For classification models that have the Extensible option enabled, new document types can be added to the model's training:

  1. Create the new document type.

  2. Update the existing batch type to include the new document type.

  3. Create a folder for the document type and add sample documents.

  4. Upload the sample documents in a classification training batch for the new document type.

  5. Update the classification model configuration to enable the Marked for training setting.

    To check the classification model training is complete, ensure all batches have the status Completed Class Training. This process can take some time depending on the number of documents, pages, document quality, and system architecture.

  6. Once all the training batches have completed, update the classification model to disable the Marked for training setting.

Troubleshooting training classification models

Batches stuck at Waiting for Class Training status

  • Classification is not enabled in the Configuration page of the Admin panel. For more information, see Workflow configuration.

  • The Classification Client is not installed as part of the Automated Clients. For more information, see Install Decipher Automated Clients.

  • The training document count has not been met.

  • The batch type is not correctly configured to use the classification model.

Training batches is taking longer than expected

  • The batches may have a high volume of documents or pages, which takes longer to process.

  • The training batch only contains one document.

  • The document type is not in the existing classification model, and the model is not configured with the Extensible option enabled.

Documents are not correctly recognized

  • Not enough documents were used during training.

  • The document types are too similar.

  • The document was not used during training.

  • The document quality is too low.

  • Only PDF files with vector data were used during training, leading to other data types (such as scanned data) not being recognized. Ensure sample documents contain a range of document types.

Attachments are not correctly recognized

  • Document Split Mode input, which is part of the Decipher VBO's Create Batch action, must be configured to 1 to enable document splitting.
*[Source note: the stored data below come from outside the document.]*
template <int BM, int BN, int WM, int WN, int STAGES, bool CONV, bool GEGLU, bool SPLIT, int MS, bool LN, int PATH, int PIPE, bool ABL>
int launch2p(const IgemmArgs& a, hipStream_t s) {
    constexpr int ring = ring_bytes<BM, BN, STAGES, PIPE>();
    constexpr int smem = ring + (1 + RV_MAX) * BN * 4 + (2 * BM + BN) * 4;
    static_assert(smem <= 160 * 1024, "LDS budget");
    static bool attr_set = false;
    auto k = igemm2_kernel<BM, BN, WM, WN, STAGES, CONV, GEGLU, SPLIT, MS, LN, PATH, PIPE, ABL>;
    if (!attr_set) {
        HIP_TRY(hipFuncSetAttribute((const void*)k, hipFuncAttributeMaxDynamicSharedMemorySize, smem));
        attr_set = true;
    }
    const int ntm = (a.M + BM - 1) / BM, ntn = (a.N + BN - 1) / BN;
    const unsigned gx = (unsigned)(ntm * ntn * (SPLIT ? a.splitk : 1));
    if (fgdm_recording()) {
        auto single = [=](hipStream_t rs) -> int {
            hipLaunchKernelGGL(k, dim3(gx), dim3(WM * WN * 64), smem, rs, a);
            return hipGetLastError() == hipSuccess ? FGDM_OK : FGDM_ERR_HIP;
        };
        if constexpr (PIPE != 0 && PATH != 0 && !SPLIT && !ABL && MS == 16) {
            static bool pair_attr_set = false;
            auto kp = igemm2_pair_kernel<BM, BN, WM, WN, STAGES, CONV, GEGLU, SPLIT, MS, LN, PATH, PIPE, ABL>;
            if (!pair_attr_set) {
                HIP_TRY(hipFuncSetAttribute((const void*)kp, hipFuncAttributeMaxDynamicSharedMemorySize, smem));
                pair_attr_set = true;
            }
            IgemmGroupFn pf = [](const IgemmArgs* const* av, int n, unsigned grid_x, hipStream_t rs) -> int {
                if (n < 2 || n > FGDM_MAX_GROUP) return FGDM_ERR_ARG;
                IgemmArgsG pg;
                for (int i = 0; i < FGDM_MAX_GROUP; ++i) pg.g[i] = *av[i < n ? i : 0];
                hipLaunchKernelGGL((igemm2_pair_kernel<BM, BN, WM, WN, STAGES, CONV, GEGLU, SPLIT, MS, LN, PATH, PIPE, ABL>), dim3(grid_x, n),
                                   dim3(WM * WN * 64), smem, rs, pg);
                return hipGetLastError() == hipSuccess ? FGDM_OK : FGDM_ERR_HIP;
            };
            fgdm_record(single, (const void*)kp, pf, &a, gx);
        } else {
            fgdm_record(single);
        }
        return FGDM_OK;
    }
    hipLaunchKernelGGL(k, dim3(gx), dim3(WM * WN * 64), smem, s, a);
    return hipGetLastError() == hipSuccess ? FGDM_OK : FGDM_ERR_HIP;
}
template <int BM, bool GEGLU, bool LN>
int epilogue_path(const IgemmArgs& a) {
    if (a.out_kind != OUT_F16 || !(a.act == ACT_NONE || GEGLU)) return 0;
    if (a.out2 && a.out_kind2 != OUT_F16) {
        const bool staged = LN && a.out_kind2 == OUT_F16_T && a.rows_per_sample % 32 == 0 && a.M % 32 == 0 && a.ld_out2 % 8 == 0 &&
                            ((size_t)a.out2 & 15) == 0;
        if (!staged || a.rowvec) return 0;
    }
    if (!a.rowvec) return 1;
    return (BM - 1) / a.rows_per_sample + 2 <= RV_MAX ? 2 : 0;
}
template <int BM, int BN, int WM, int WN, int STAGES, bool CONV, bool GEGLU, bool SPLIT, int MS, bool LN, bool FAST, int PIPE>
int launch2(const IgemmArgs& a, hipStream_t s) {
    static const bool fast_on = !(getenv("FGDM_IGEMM_EPI_PATHS") && atoi(getenv("FGDM_IGEMM_EPI_PATHS")) == 0);
    if constexpr (FAST && !SPLIT && !LN) {
        if (a.debug)
            return epilogue_path<BM, GEGLU, LN>(a) == 1 ? launch2p<BM, BN, WM, WN, STAGES, CONV, GEGLU, SPLIT, MS, LN, 1, (PIPE == 2 ? 1 : PIPE), true>(a, s)
                                                        : FGDM_ERR_ARG;
    }
    if (a.debug) return FGDM_ERR_ARG;
    if constexpr (SPLIT) return launch2p<BM, BN, WM, WN, STAGES, CONV, GEGLU, SPLIT, MS, LN, 0, PIPE, false>(a, s);
    if constexpr (FAST && !SPLIT) {
        switch (fast_on ? epilogue_path<BM, GEGLU, LN>(a) : 0) {
            case 1: return launch2p<BM, BN, WM, WN, STAGES, CONV, GEGLU, SPLIT, MS, LN, 1, PIPE, false>(a, s);
            case 2: if constexpr (!GEGLU && !LN) return launch2p<BM, BN, WM, WN, STAGES, CONV, GEGLU, SPLIT, MS, LN, 2, PIPE, false>(a, s);
            default: break;
        }
    }
    return launch2p<BM, BN, WM, WN, STAGES, CONV, GEGLU, SPLIT, MS, LN, 0, 0, false>(a, s);
}
template <int BM, int BN, bool GEGLU, int MS, int PIPE, int WM, int WN>
int launch2m(const IgemmArgs& a, hipStream_t s) {
    constexpr int PL = PIPE == 2 ? 1 : PIPE;
    return a.mode == IG_LINEAR ? launch2<BM, BN, WM, WN, 4, false, GEGLU, false, MS, false, MS == 16, PL>(a, s)
                               : launch2<BM, BN, WM, WN, 4, true, GEGLU, false, MS, false, MS == 16, (GEGLU ? PL : PIPE)>(a, s);
}
template <int BM, int BN, bool GEGLU, int MS, int PIPE, int WM, int WN>
int launch2ln(const IgemmArgs& a, hipStream_t s) {
    return launch2<BM, BN, WM, WN, 4, false, GEGLU, false, MS, true, MS == 16, (PIPE == 2 ? 1 : PIPE)>(a, s);
}
template <int BM, int BN, int MS, int PIPE, int WM = 4, int WN = 2>
int launch_tile(const IgemmArgs& a, hipStream_t s) {
    const bool g = a.act == ACT_GEGLU;
    if (a.ln_stats) {
        if constexpr (BN == 256) { if (g) return launch2ln<BM, BN, true, MS, PIPE, WM, WN>(a, s); }
        if constexpr (BN == 128) return FGDM_ERR_ARG;
        else return launch2ln<BM, BN, false, MS, PIPE, WM, WN>(a, s);
    }
    if constexpr (BN == 256) { if (g) return launch2m<BM, BN, true, MS, PIPE, WM, WN>(a, s); }
    return launch2m<BM, BN, false, MS, PIPE, WM, WN>(a, s);
}

__global__ __launch_bounds__(256) void splitk_reduce_kernel(const IgemmArgs a) {
    const size_t total4 = (size_t)a.M * a.N / 4, plane = (size_t)a.M * a.N;
    for (size_t i = (size_t)blockIdx.x * 256 + threadIdx.x; i < total4; i += (size_t)gridDim.x * 256) {
        const size_t e0 = i * 4;
        const int row = (int)(e0 / a.N), col = (int)(e0 - (size_t)row * a.N);
        f32x4 v = *(const f32x4*)(a.ws + e0);
        for (int s = 1; s < a.splitk; ++s) {
            const f32x4 u = *(const f32x4*)(a.ws + (size_t)s * plane + e0);
            v[0] += u[0]; v[1] += u[1]; v[2] += u[2]; v[3] += u[3];
        }
        h4 r = {(half_t)0, (half_t)0, (half_t)0, (half_t)0};
        if (a.resid) r = *(const h4*)(a.resid + (size_t)row * a.ld_res + col);
        h4 o;
#pragma unroll
        for (int e = 0; e < 4; ++e) {
            float x = v[e] + (a.bias ? a.bias[col + e] : 0.f);
            if (a.rowvec) x += a.rowvec[(size_t)(row / a.rows_per_sample) * a.rv_stride + col + e];
            if (a.act == ACT_SILU) x = silu_f(x);
            else if (a.act == ACT_RELU) x = fmaxf(x, 0.f);
            else if (a.act == ACT_QGELU) x = silu_f(x, 1.702f);
            const half_t y = (half_t)(x * a.scale);
            o[e] = a.resid ? (half_t)((float)y + (float)r[e]) : y;
        }
        *(h4*)((half_t*)a.out + (size_t)row * a.ld_out + col) = o;
    }
}

}

static thread_local bool g_twin_layers = false;
void igemm_set_twin_layers(bool on) { g_twin_layers = on; }
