int stage_and_verify(sbv_engine *e, Dev &d, int lane, uint8_t curve, size_t lo, size_t cnt, const BatchSrc &b, size_t extra_pinned = 0,
                     size_t *so_out = nullptr) {
    const size_t L = fbytes(curve);
    const bool hashing = b.digest == nullptr;
    const uint32_t dlen = hashing ? 32u : b.digest_len;
    Dev::Lane &ln = d.lanes[lane];
    CU(e, cudaSetDevice(d.ordinal));
    const uint64_t base = hashing ? b.msg_off[lo] : 0, bytes = hashing ? b.msg_off[lo + cnt] - base : 0;
    int chunks = 1;
    if (e->chunk_items > 0 && cnt >= (size_t)e->chunk_items) {
        chunks = (int)std::min<size_t>(std::max<size_t>(cnt / (size_t)e->chunk_items, 2), SBV_MAX_CHUNKS);
    }
    const size_t per = (((cnt + chunks - 1) / chunks) + 255) & ~(size_t)255;
    int rc = sbv_lane_ensure(e, d, ln, cnt ? cnt : 1, cnt * (4 * L + dlen + 1) + bytes + (cnt + 1) * 8 + (size_t)(4 * chunks + 8) * 256 + extra_pinned);
    if (rc) return rc;
    if (hashing && (rc = sbv_lane_ensure_msgs(e, ln, bytes + 16, cnt + 1))) return rc;
    cudaStream_t up = ln.stream;
    if (chunks > 1) {
        if (!ln.stream2) {
            CU(e, cudaStreamCreateWithFlags(&ln.stream2, cudaStreamNonBlocking));
            CU(e, cudaEventCreateWithFlags(&ln.ev_a, cudaEventDisableTiming));
            CU(e, cudaEventCreateWithFlags(&ln.ev_b, cudaEventDisableTiming));
        }
        for (int c = 0; c < chunks; c++)
            if (!ln.ev_chunk[c]) CU(e, cudaEventCreateWithFlags(&ln.ev_chunk[c], cudaEventDisableTiming));
        up = ln.stream2;
    }
    size_t so = 0;
    if ((rc = sbv_lane_h2d(e, ln, ln.d_qx, b.qx + lo * L, cnt * L, so))) return rc;
    if ((rc = sbv_lane_h2d(e, ln, ln.d_qy, b.qy + lo * L, cnt * L, so))) return rc;
    VerifyLaunch vl;
    {
        std::lock_guard<std::mutex> lk(e->mu);
        if ((rc = sbv_launch_verify_begin(e, d, curve, cnt, ln.d_qx, ln.d_qy, ln.stream, &vl, chunks))) return rc;
    }
    auto abandon = [&](int code) {
        std::lock_guard<std::mutex> lk(e->mu);
        sbv_launch_verify_abort(vl, ln.stream);
        return code;
    };
    for (int c = 0; c < chunks; c++) {
        const size_t clo = (size_t)c * per < cnt ? (size_t)c * per : cnt, cn = cnt - clo < per ? cnt - clo : per;
        const size_t g = lo + clo;
        if (hashing && cn) {
            const uint64_t o = b.msg_off[g] - base, len = b.msg_off[g + cn] - b.msg_off[g];
            rc = sbv_lane_h2d(e, ln, ln.d_msgs + o, b.msgs + b.msg_off[g], len, so, up);
            if (!rc) rc = sbv_lane_h2d(e, ln, ln.d_off + clo, b.msg_off + g, (cn + 1) * 8, so, up);
        } else if (cn) {
            rc = sbv_lane_h2d(e, ln, ln.d_dig + clo * dlen, b.digest + g * dlen, cn * dlen, so, up);
        }
        if (!rc) rc = sbv_lane_h2d(e, ln, ln.d_r + clo * L, b.r + g * L, cn * L, so, up);
        if (!rc) rc = sbv_lane_h2d(e, ln, ln.d_s + clo * L, b.s + g * L, cn * L, so, up);
        if (rc) return abandon(rc);
        if (chunks > 1) {
            cudaError_t ce = cudaEventRecord(ln.ev_chunk[c], up);
            if (ce == cudaSuccess) ce = cudaStreamWaitEvent(ln.stream, ln.ev_chunk[c], 0);
            if (ce != cudaSuccess) return abandon(sbv_fail(e, SBV_ERR_CUDA, "chunk event: %s", cudaGetErrorString(ce)));
        }
        if (hashing && cn && (rc = sbv_launch_sha256(e, cn, ln.d_msgs, ln.d_off + clo, base, ln.d_dig + clo * 32, ln.d_perm + clo, ln.stream)))
            return abandon(rc);
        std::lock_guard<std::mutex> lk(e->mu);
        if (chunks == 1) rc = sbv_launch_verify_finish(e, d, vl, ln.d_r, ln.d_s, ln.d_dig, dlen, ln.d_ok, ln.stream);
        else rc = sbv_launch_verify_chunk(e, d, vl, c, clo, cn, c == chunks - 1, ln.d_r, ln.d_s, ln.d_dig, dlen, ln.d_ok, ln.stream);
        if (rc) { sbv_launch_verify_abort(vl, ln.stream); return rc; }
    }
    if (so_out) *so_out = so;
    return 0;
}

}

extern "C" {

For more information, see Using the Decipher VBO.

    Alternatively, enable the Perform internal document separation option for the batch type. If this option is enabled, multi-page documents will be split into separate files. For more information, see Batch types.

  • Additional classification model training is required.

Multi-page documents are being split into single documents

  • Document Split Mode input, which is part of the Decipher VBO's Create Batch action, must be configured to 3 to prevent document splitting. For more information, see Using the Decipher VBO. In addition, ensure the Perform internal document separation option for the batch type is disabled. For more information, see Batch types. This combination of the two settings means that files will not be split or merged.

  • Additional classification model training is required.